# Sides for Cuban sandwiches??



## QSis

I have a couple of sweet little pork tenderloins that I'm going to grill up on Sunday to make Cubans. A quiet Cinco de Mayo observance, one day early.

What (besides Dos Equus) would you suggest I serve to go with?

Lee


----------



## PanchoHambre

*Platanos*

cant go wrong with some fried plantains.... I love those suckers and cant resist them even though they do a number on me... I always feel like I need a siesta after them

or for a fresher taste maybe a citrusy avocado salad... 

or a spicy ceviche

gazpacho

i'm hungry now


----------



## love2"Q"

this is what we had last time i made them ...
it went very well ...Hoppin' John Recipe


----------



## spryte

Oh!!  I second the fried plantains!!


----------



## suziquzie

I've never made them, always mean to....
would a spanish rice work?


----------



## Andy M.

Black beans and rice is a standard Cuban dish.


----------



## JPolito830

How bout some good old fashioned homemade corn chips and salsa?  You can never go wrong, also with spanish rice!


----------



## jennyema

I'd suggest *yucca* and/or black beans and rice.


----------



## Caine

Why would you serve Cuban sandwiches on a Mexican holiday?


----------



## babetoo

Caine said:


> Why would you serve Cuban sandwiches on a Mexican holiday?


 
i wondered about that too.


babe


----------



## QSis

Well, good question.

I have all the stuff for Cubans, have a hankering for them, and figured Cinco de Mayo was a good excuse to make them!  Guess I forcefit the occasion to the hankering - the nationalities never occurred to me.
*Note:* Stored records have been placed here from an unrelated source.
@@ -402,9 +412,23 @@
         up_src = {iota_map(3, Cc, Cc), iota_map(6 + Cc, Cc, Cc), side_map(Cc)};
       else
         up_src = {iota_map(0, coarse_c, coarse_c)};
+      std::vector<uint16_t> cls_hi[4], cls_lo[4];
       for (int py = 0; py < 2; ++py)
         for (int px = 0; px < 2; ++px)
-          fus_up[i][py * 2 + px] = pack_conv(k0, b0, up_src, taps_up2x2(py, px), allocs);
+          fus_up[i][py * 2 + px] = pack_conv(k0, b0, up_src, taps_up2x2(py, px), allocs, kChunk, &cls_hi[py * 2 + px],
+                                             &cls_lo[py * 2 + px]);
+      Up2xWeights& u = fus_up2x[i];
+      u.ok = up_src.size() == 1 && up2x_plan(nf, coarse_c / kChunk, u.plan);
+      if (u.ok) {
+        for (auto* v : {&cls_hi, &cls_lo}) {
+          const std::vector<uint16_t> packed = pack_up2x(*v, u.plan);
+          sp_t* d;
+          FILM_CUDA(cudaMalloc(&d, packed.size() * 2));
+          allocs.push_back(d);
+          FILM_CUDA(cudaMemcpy(d, packed.data(), packed.size() * 2, cudaMemcpyHostToDevice));
+          (v == &cls_hi ? u.w_hi : u.w_lo) = d;
+        }
+      }
       fus_up_2x2[i] = pack_conv(k0, b0, up_src, {{0, 0, {{0, 0}}}, {0, 1, {{0, 1}}}, {1, 0, {{1, 0}}}, {1, 1, {{1, 1}}}},
                                 allocs);
       const int a_c = 2 * (3 + C) + 4;
@@ -761,6 +785,58 @@
   }, 2.0 * ref_macs_per_px * (double)cp.B * cp.H * cp.W, alg_bytes);
   P.ops.back().form = impl == 1 ? "simt" : !v2 ? "tc" : cp.pxn ? "3x3_pxn" : "3x3";
   return idx;
+}
+
+static void add_up2x(Plan& P, const std::string& tag, double ref_flops, const Model::Up2xWeights& u, const PackedConv& pc0,
+                     const SplitBuf* src, const SplitBuf* out, int stage, int consumer) {
+  ConvProblem cp;
+  memset(&cp, 0, sizeof(cp));
+  cp.passes = P.onepass(stage) ? 1 : 3;
+  cp.out_lo_skip = P.hi_only(consumer) ? 1 : 0;
+  cp.nsrc = 1;
+  cp.B = src->B;
+  cp.H = src->H;
+  cp.W = src->W;
+  cp.kchunk = kChunk;
+  cp.tile_h = 16;
+  cp.tile_w = 8;
+  cp.tiles_y = (cp.H + cp.tile_h - 1) / cp.tile_h;
+  cp.tiles_x = (cp.W + cp.tile_w - 1) / cp.tile_w;
+  if (u.plan.nchunk * kChunk > src->C) throw Error{FILM_ERR_ARG, "conv source channel overrun"};
+  if (out->B != cp.B || out->H != 2 * cp.H || out->W != 2 * cp.W || u.plan.nf > out->C)
+    throw Error{FILM_ERR_ARG, "conv destination mismatch"};
+  cp.src[0] = ConvSrc{src->hi, src->lo, src->C, 0, u.plan.nchunk, 0};
+  make_act_map(&cp.tm_a_hi[0], src->hi, src->B, src->H, src->W, src->C, 17, 9, kChunk);
+  make_act_map(&cp.tm_a_lo[0], src->lo, src->B, src->H, src->W, src->C, 17, 9, kChunk);
+  cp.ktot = kChunk;
+  cp.w_hi = u.w_hi;
+  cp.w_lo = u.w_lo;
+  make_w_map(&cp.tm_w_hi, u.w_hi, u.plan.rows, kChunk, 64, kChunk);
+  make_w_map(&cp.tm_w_lo, u.w_lo, u.plan.rows, kChunk, 64, kChunk);
+  cp.bias = pc0.bias;
+  cp.cout = u.plan.nf;
+  cp.bn = kUp2xTile;
+  cp.out_hi = out->hi;
+  cp.out_lo = out->lo;
+  cp.out_C = out->C;
+  cp.out_H = out->H;
+  cp.out_W = out->W;
+  cp.out_sy = cp.out_sx = 2;
+  cp.group = 1;
+  cp.up = u.plan;
+  if (!up2x_tc_plan(cp, P.num_sms))
+    throw Error{FILM_ERR_UNSUPPORTED, "up2x conv: shared-memory rings do not fit (" + tag + ")"};
+  const size_t idx = P.h_probs.size();
+  P.h_probs.push_back(cp);
+  const double kin = (double)u.plan.nchunk * kChunk, px = (double)cp.B * cp.H * cp.W, planes_in = cp.passes == 1 ? 1.0 : 2.0;
+  P.mma_flops += (double)cp.passes * 2.0 * (double)cp.B * cp.tiles_y * cp.tiles_x * 128.0 * kin * 9.0 * u.plan.nf;
+  const double bytes = px * kin * 2.0 * planes_in + 4.0 * px * u.plan.nf * 2.0 * (cp.out_lo_skip ? 1.0 : 2.0) +
+                       (double)u.plan.rows * kChunk * 2.0 * planes_in;
+  P.last_conv_bytes = bytes;
+  Plan* pp = &P;
+  P.add_op(0, tag, [pp, idx](cudaStream_t st) { return launch_up2x_tc(pp->d_probs + idx, pp->h_probs[idx], st); },
+           ref_flops, bytes);
+  P.ops.back().form = "up2x";
 }
 
 static void padded_size(int h, int w, int align, int& H, int& W, int& off_y, int& off_x) {
@@ -1065,6 +1141,9 @@
       add_conv(P, "fusion_up@L" + std::to_string(i), 4.0 * M.fus_up_2x2[i].cin_ref * nf, M.fus_up_2x2[i], up_src, 0, up, 0,
                ST_FUS + 3 * i, ST_FUS + 3 * i + 1);
       for (auto& j : jobs) P.release(j.second);
+    } else if (opt.conv_impl == 0 && opt.conv3x3_v2 && opt.conv_up_v2 && M.fus_up2x[i].ok) {
+      add_up2x(P, "fusion_up@L" + std::to_string(i), 2.0 * 16.0 * M.fus_up[i][0].cin_ref * nf * (double)Hs[i + 1] * Ws[i + 1],
+               M.fus_up2x[i], M.fus_up[i][0], up_src[0].buf, up, ST_FUS + 3 * i, ST_FUS + 3 * i + 1);
     } else if (opt.conv_impl == 0) {
       size_t first = 0;
       for (int py = 0; py < 2; ++py)
@@ -1080,6 +1159,7 @@
       P.add_op(0, "fusion_up@L" + std::to_string(i), [pq, first](cudaStream_t st) {
         return launch_conv_tc(pq->d_probs + first, pq->h_probs[first], st);
       }, fl, up_bytes);
+      P.ops.back().form = "tc";
     } else {
       for (int py = 0; py < 2; ++py)
         for (int px = 0; px < 2; ++px)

Obviously, I don't know what I'm doing re: this holiday.

(Hope I didn't offend anyone.)

I'll probably make some salsa with tortilla chips, and give some fried plantains a try.  

Thanks for the suggestions!

Lee


----------



## babetoo

QSis said:


> Well, good question.
> 
> I have all the stuff for Cubans, have a hankering for them, and figured Cinco de Mayo was a good excuse to make them! Guess I forcefit the occasion to the hankering - the nationalities never occurred to me. Obviously, I don't know what I'm doing re: this holiday.
> 
> (Hope I didn't offend anyone.)
> 
> I'll probably make some salsa with tortilla chips, and give some fried plantains a try.
> 
> Thanks for the suggestions!
> 
> Lee


 
it is a mexican holiday only. hyped up by the grocery stores, here in ca. i think it about some war or the other. 

babe


----------



## Andy M.

Lee:

Cinco de Mayo seems like a good time to have Cuban sandwiches. Actually, any time seems like a good time to have Cuban sandwiches.


----------



## babetoo

Andy M. said:


> Lee:
> 
> Cinco de Mayo seems like a good time to have Cuban sandwiches. Actually, any time seems like a good time to have Cuban sandwiches.


 
sandwiches never served at cinco de mayo here in so. calif. 
they do sound yummy though.

babe


----------



## *amy*

I was just looking through my recipe "collection," & this looks festive. Perhaps you could add some sliced avocados to the mix, & serve with Sangria on the side.  See what you think.

*Gazpacho Granita with Vegetable Salad*​ 
Gazpacho Granita


And... Tortilla Espanola (spanish omlette w potatoes), sliced like a pie - or smaller bites on party picks, as an appetizer. (Scroll down to see last pic.)

Spanish Tortilla


----------



## PanchoHambre

call it a "Torta"... The _Torta Cubana_ is a popular Mexican sandwich...

Get yourself some of my favorite Mexian beer and have a great Cinco De Mayo






mmm now I am going to have to go on the hunt for a good torta... not so easy in these parts....


----------



## QSis

Update:

Here are pictures of my Cuban sandwich and fried plantains. I was delighted with the meal!  More cheese is better, in the Cubans, BTW.

For the plaintains, I just went with slicing them on a mandolin and frying them in oil in a pan, forsaking the smashing and double-frying techniques. LOVED them! Very much like hash browns, french fries, potato chips, depending on how thick each slice was and how long it was left in the oil. 

Lee


----------



## Andy M.

WOW, Lee.  That sandwich looks fantastic!


----------



## kitchenelf

Yes please, that's what I'll have...............................


----------



## buckytom

one more please.

wow, that looks fantastic, qsis.


----------



## Caine

Come to think of it, I can't think of anything more appropriate than a sandwich on Cinco de *MAYO!*


----------



## Andy M.

Caine said:


> Come to think of it, I can't think of anything more appropriate than a sandwich on Cinco de *MAYO!*


 

I see only uno de mayo...


----------



## petey

QSis said:


> Update:
> 
> Here are pictures of my Cuban sandwich and fried plantains. I was delighted with the meal!  More cheese is better, in the Cubans, BTW.
> 
> For the plaintains, I just went with slicing them on a mandolin and frying them in oil in a pan, forsaking the smashing and double-frying techniques. LOVED them! Very much like hash browns, french fries, potato chips, depending on how thick each slice was and how long it was left in the oil.
> 
> Lee




Lee , That sandwich kicks ***!!! I'm going to have to add to your reputation for sharing the picture with us ;-)


----------



## QSis

Why thank you, petey!  I appreciate it!  

Lee


----------



## petey

QSis said:


> Why thank you, petey!  I appreciate it!
> 
> Lee




Anytime, if you have more food pictures i'd like to check them out.


----------